:: STORED DATA ::
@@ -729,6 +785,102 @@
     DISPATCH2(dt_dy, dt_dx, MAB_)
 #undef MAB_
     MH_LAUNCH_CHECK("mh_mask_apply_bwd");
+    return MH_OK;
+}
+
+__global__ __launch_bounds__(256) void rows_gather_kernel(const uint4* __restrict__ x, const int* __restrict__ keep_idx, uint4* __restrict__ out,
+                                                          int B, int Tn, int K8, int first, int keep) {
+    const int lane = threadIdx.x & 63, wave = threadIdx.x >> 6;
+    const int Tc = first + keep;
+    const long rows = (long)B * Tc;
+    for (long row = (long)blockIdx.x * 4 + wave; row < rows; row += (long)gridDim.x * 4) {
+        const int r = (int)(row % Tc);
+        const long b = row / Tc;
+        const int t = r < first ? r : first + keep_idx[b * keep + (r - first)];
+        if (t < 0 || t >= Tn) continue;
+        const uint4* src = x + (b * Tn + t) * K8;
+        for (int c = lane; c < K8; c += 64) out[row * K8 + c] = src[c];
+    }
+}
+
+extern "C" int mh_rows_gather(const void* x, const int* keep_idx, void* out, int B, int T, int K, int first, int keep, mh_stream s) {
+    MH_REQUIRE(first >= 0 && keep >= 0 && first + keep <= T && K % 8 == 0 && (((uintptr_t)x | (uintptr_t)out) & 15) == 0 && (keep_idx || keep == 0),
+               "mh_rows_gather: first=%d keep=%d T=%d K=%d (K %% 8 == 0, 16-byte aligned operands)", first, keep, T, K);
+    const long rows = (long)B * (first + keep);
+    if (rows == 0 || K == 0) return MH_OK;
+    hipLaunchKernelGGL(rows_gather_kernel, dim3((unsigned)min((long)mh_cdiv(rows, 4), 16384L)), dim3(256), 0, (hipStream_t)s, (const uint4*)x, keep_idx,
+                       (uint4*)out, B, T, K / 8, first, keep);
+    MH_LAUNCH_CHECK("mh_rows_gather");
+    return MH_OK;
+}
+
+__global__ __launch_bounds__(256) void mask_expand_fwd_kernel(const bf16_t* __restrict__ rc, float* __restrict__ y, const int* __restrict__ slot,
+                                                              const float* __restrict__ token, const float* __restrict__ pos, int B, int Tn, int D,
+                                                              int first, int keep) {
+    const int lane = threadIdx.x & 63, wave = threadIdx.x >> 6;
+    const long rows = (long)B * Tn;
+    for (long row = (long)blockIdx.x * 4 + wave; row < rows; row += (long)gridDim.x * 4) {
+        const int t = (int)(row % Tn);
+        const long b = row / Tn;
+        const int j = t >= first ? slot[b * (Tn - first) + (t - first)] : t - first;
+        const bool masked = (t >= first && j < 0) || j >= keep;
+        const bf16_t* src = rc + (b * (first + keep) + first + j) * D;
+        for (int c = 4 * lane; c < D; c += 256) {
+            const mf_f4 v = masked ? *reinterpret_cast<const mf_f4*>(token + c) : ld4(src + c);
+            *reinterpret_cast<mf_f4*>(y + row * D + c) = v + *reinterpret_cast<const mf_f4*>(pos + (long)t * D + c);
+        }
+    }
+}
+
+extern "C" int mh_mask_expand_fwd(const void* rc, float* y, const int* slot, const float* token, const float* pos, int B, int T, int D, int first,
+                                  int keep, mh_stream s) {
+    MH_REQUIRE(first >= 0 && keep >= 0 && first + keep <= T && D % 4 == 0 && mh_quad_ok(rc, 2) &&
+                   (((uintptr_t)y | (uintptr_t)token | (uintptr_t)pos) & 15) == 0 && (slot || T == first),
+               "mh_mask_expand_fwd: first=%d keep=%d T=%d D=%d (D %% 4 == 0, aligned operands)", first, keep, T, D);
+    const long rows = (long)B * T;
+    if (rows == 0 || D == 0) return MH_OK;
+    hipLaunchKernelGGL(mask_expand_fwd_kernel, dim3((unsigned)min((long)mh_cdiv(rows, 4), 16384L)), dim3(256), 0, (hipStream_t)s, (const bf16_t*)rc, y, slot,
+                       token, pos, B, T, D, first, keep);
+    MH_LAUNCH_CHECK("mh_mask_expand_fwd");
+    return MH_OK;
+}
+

:: ASSIGNMENT ::
Start at the first line of the entries and stop at the line that contains "void rows_gather_kernel(const uint4*". Repeat every line in that span exactly, and nothing beyond it.

:: ANSWER FOR THE TASK ::
@@ -729,6 +785,102 @@
     DISPATCH2(dt_dy, dt_dx, MAB_)
 #undef MAB_
     MH_LAUNCH_CHECK("mh_mask_apply_bwd");
+    return MH_OK;
+}
+
+__global__ __launch_bounds__(256) void rows_gather_kernel(const uint4* __restrict__ x, const int* __restrict__ keep_idx, uint4* __restrict__ out,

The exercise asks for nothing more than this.